• What the task requires: Gather, from the data below, each line in which the word "does" occurs.

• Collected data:

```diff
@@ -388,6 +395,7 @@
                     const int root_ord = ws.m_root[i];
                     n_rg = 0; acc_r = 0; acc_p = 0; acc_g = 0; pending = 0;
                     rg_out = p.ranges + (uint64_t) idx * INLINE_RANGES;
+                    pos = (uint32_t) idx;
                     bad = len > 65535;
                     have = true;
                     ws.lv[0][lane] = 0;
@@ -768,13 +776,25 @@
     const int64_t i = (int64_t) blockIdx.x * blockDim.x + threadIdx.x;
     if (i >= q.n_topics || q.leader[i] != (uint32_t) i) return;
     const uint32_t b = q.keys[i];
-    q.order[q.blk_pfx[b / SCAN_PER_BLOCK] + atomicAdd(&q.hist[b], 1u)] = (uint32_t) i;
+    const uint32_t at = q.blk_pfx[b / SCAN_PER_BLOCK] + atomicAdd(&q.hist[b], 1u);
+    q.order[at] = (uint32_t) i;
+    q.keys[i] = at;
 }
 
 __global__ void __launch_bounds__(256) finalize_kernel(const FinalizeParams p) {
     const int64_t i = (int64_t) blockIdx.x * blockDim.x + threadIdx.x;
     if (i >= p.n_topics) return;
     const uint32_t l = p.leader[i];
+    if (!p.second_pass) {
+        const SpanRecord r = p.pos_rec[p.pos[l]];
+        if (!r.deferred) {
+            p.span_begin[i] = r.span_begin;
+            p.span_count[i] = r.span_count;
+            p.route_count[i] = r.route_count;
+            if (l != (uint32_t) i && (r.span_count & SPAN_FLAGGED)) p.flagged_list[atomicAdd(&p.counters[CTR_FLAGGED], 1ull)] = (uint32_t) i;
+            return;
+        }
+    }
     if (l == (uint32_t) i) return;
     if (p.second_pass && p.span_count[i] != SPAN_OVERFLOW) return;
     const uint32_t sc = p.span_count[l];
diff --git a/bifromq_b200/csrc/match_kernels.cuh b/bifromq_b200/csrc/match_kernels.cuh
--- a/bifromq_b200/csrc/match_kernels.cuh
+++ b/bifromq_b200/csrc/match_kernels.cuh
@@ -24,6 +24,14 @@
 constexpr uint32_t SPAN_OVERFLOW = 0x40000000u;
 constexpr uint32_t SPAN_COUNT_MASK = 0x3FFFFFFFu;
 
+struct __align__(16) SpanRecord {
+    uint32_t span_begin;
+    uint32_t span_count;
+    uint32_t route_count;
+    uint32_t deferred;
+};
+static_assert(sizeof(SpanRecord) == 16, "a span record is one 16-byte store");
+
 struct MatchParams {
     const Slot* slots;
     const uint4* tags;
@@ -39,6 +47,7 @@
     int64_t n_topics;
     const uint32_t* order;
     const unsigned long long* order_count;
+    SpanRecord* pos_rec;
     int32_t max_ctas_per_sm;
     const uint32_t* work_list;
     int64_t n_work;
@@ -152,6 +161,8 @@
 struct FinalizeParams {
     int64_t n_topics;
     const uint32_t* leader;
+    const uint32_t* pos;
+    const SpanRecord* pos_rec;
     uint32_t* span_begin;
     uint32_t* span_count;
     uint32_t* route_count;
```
* * *
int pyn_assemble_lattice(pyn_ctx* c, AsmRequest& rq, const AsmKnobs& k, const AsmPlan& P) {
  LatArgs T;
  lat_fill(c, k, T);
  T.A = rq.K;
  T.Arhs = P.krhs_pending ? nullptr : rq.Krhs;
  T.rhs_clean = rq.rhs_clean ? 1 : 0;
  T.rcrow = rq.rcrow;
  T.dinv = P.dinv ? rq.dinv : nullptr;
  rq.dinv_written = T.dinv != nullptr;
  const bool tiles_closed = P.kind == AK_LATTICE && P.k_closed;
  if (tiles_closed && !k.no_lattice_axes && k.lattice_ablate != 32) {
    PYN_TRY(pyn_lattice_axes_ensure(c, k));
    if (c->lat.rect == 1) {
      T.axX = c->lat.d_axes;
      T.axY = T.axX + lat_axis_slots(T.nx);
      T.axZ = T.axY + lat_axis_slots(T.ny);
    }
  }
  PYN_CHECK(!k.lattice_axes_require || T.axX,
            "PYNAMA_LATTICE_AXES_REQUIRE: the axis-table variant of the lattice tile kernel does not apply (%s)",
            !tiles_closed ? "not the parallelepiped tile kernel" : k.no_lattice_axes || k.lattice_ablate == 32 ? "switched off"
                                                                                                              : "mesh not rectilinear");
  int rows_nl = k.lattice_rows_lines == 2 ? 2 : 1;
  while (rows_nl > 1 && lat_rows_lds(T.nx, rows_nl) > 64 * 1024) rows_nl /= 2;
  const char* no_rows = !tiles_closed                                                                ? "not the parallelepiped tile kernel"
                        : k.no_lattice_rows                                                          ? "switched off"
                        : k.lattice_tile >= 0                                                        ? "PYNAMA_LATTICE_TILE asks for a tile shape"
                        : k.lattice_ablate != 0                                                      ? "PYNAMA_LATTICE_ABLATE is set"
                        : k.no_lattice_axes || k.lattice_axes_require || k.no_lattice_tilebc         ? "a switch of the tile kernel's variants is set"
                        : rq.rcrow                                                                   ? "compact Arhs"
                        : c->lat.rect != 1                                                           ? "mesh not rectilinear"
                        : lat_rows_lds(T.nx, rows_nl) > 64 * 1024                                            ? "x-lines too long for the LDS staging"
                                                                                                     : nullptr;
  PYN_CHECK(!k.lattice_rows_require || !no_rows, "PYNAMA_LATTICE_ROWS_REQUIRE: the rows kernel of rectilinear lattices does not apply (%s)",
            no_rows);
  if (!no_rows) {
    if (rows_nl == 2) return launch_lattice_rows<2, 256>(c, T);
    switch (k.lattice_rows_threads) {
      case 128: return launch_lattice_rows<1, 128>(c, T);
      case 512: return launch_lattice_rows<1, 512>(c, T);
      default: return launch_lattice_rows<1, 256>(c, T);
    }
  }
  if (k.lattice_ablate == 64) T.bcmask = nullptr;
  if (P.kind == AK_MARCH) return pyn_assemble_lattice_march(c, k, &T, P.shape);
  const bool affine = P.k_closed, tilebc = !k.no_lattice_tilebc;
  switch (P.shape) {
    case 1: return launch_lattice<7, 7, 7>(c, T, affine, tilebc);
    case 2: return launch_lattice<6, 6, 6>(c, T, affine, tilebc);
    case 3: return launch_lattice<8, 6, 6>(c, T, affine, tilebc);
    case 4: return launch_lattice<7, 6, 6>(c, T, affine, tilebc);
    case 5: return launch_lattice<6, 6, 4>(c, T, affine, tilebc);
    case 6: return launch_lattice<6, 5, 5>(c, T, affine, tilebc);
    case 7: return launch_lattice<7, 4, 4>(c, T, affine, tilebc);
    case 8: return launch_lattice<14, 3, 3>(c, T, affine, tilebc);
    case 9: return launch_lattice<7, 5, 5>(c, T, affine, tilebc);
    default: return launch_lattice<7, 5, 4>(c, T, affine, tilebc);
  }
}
==
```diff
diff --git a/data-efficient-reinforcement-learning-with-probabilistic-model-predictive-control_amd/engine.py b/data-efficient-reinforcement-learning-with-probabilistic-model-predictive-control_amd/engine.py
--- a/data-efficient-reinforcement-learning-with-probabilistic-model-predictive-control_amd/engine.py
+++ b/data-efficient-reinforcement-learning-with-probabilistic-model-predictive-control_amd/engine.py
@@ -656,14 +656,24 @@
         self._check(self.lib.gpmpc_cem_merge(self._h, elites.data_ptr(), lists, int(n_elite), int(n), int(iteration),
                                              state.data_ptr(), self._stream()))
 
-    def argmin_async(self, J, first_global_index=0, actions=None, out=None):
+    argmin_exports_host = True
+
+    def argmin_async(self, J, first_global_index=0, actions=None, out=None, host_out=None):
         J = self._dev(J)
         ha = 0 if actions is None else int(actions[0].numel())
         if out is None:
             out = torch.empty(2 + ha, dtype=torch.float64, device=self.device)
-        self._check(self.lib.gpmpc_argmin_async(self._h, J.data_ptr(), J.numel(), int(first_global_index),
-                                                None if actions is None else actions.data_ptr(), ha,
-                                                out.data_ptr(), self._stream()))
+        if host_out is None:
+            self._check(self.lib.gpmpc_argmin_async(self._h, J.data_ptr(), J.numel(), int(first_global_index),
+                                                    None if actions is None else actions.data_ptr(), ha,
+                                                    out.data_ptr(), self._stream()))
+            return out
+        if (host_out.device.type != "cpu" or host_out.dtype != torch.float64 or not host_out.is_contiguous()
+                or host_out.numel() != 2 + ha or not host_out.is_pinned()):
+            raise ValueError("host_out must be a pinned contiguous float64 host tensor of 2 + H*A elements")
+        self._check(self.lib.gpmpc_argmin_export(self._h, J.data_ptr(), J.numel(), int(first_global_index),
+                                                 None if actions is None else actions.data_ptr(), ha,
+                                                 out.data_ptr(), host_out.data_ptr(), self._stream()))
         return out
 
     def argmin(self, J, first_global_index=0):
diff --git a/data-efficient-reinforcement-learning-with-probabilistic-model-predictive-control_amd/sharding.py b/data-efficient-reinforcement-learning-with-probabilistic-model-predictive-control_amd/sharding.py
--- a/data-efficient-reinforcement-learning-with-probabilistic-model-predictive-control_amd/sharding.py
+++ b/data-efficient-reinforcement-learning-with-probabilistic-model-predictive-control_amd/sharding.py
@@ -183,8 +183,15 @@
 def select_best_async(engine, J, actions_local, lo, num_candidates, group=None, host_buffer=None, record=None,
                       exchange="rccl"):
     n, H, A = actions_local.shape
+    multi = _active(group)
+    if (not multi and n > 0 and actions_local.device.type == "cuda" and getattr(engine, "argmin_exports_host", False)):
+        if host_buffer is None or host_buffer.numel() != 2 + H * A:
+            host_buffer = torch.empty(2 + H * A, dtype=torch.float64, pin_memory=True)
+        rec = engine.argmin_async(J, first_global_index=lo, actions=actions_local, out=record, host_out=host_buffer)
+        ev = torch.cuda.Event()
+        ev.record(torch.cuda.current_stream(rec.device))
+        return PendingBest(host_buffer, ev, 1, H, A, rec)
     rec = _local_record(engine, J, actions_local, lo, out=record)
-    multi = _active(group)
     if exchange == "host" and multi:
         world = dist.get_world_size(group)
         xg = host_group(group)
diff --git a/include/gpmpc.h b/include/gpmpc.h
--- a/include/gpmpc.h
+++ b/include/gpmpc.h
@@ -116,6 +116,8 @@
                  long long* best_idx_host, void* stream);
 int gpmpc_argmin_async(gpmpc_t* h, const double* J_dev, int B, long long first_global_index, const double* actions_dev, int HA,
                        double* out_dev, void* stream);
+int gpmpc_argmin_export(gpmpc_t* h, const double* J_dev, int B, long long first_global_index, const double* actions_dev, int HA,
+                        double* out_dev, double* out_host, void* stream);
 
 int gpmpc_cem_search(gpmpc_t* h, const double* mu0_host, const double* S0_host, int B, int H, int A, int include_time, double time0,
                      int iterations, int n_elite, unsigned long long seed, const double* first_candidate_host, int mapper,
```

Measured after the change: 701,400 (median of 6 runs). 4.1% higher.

• Written solution:
            "PYNAMA_LATTICE_AXES_REQUIRE: the axis-table variant of the lattice tile kernel does not apply (%s)",
  PYN_CHECK(!k.lattice_rows_require || !no_rows, "PYNAMA_LATTICE_ROWS_REQUIRE: the rows kernel of rectilinear lattices does not apply (%s)",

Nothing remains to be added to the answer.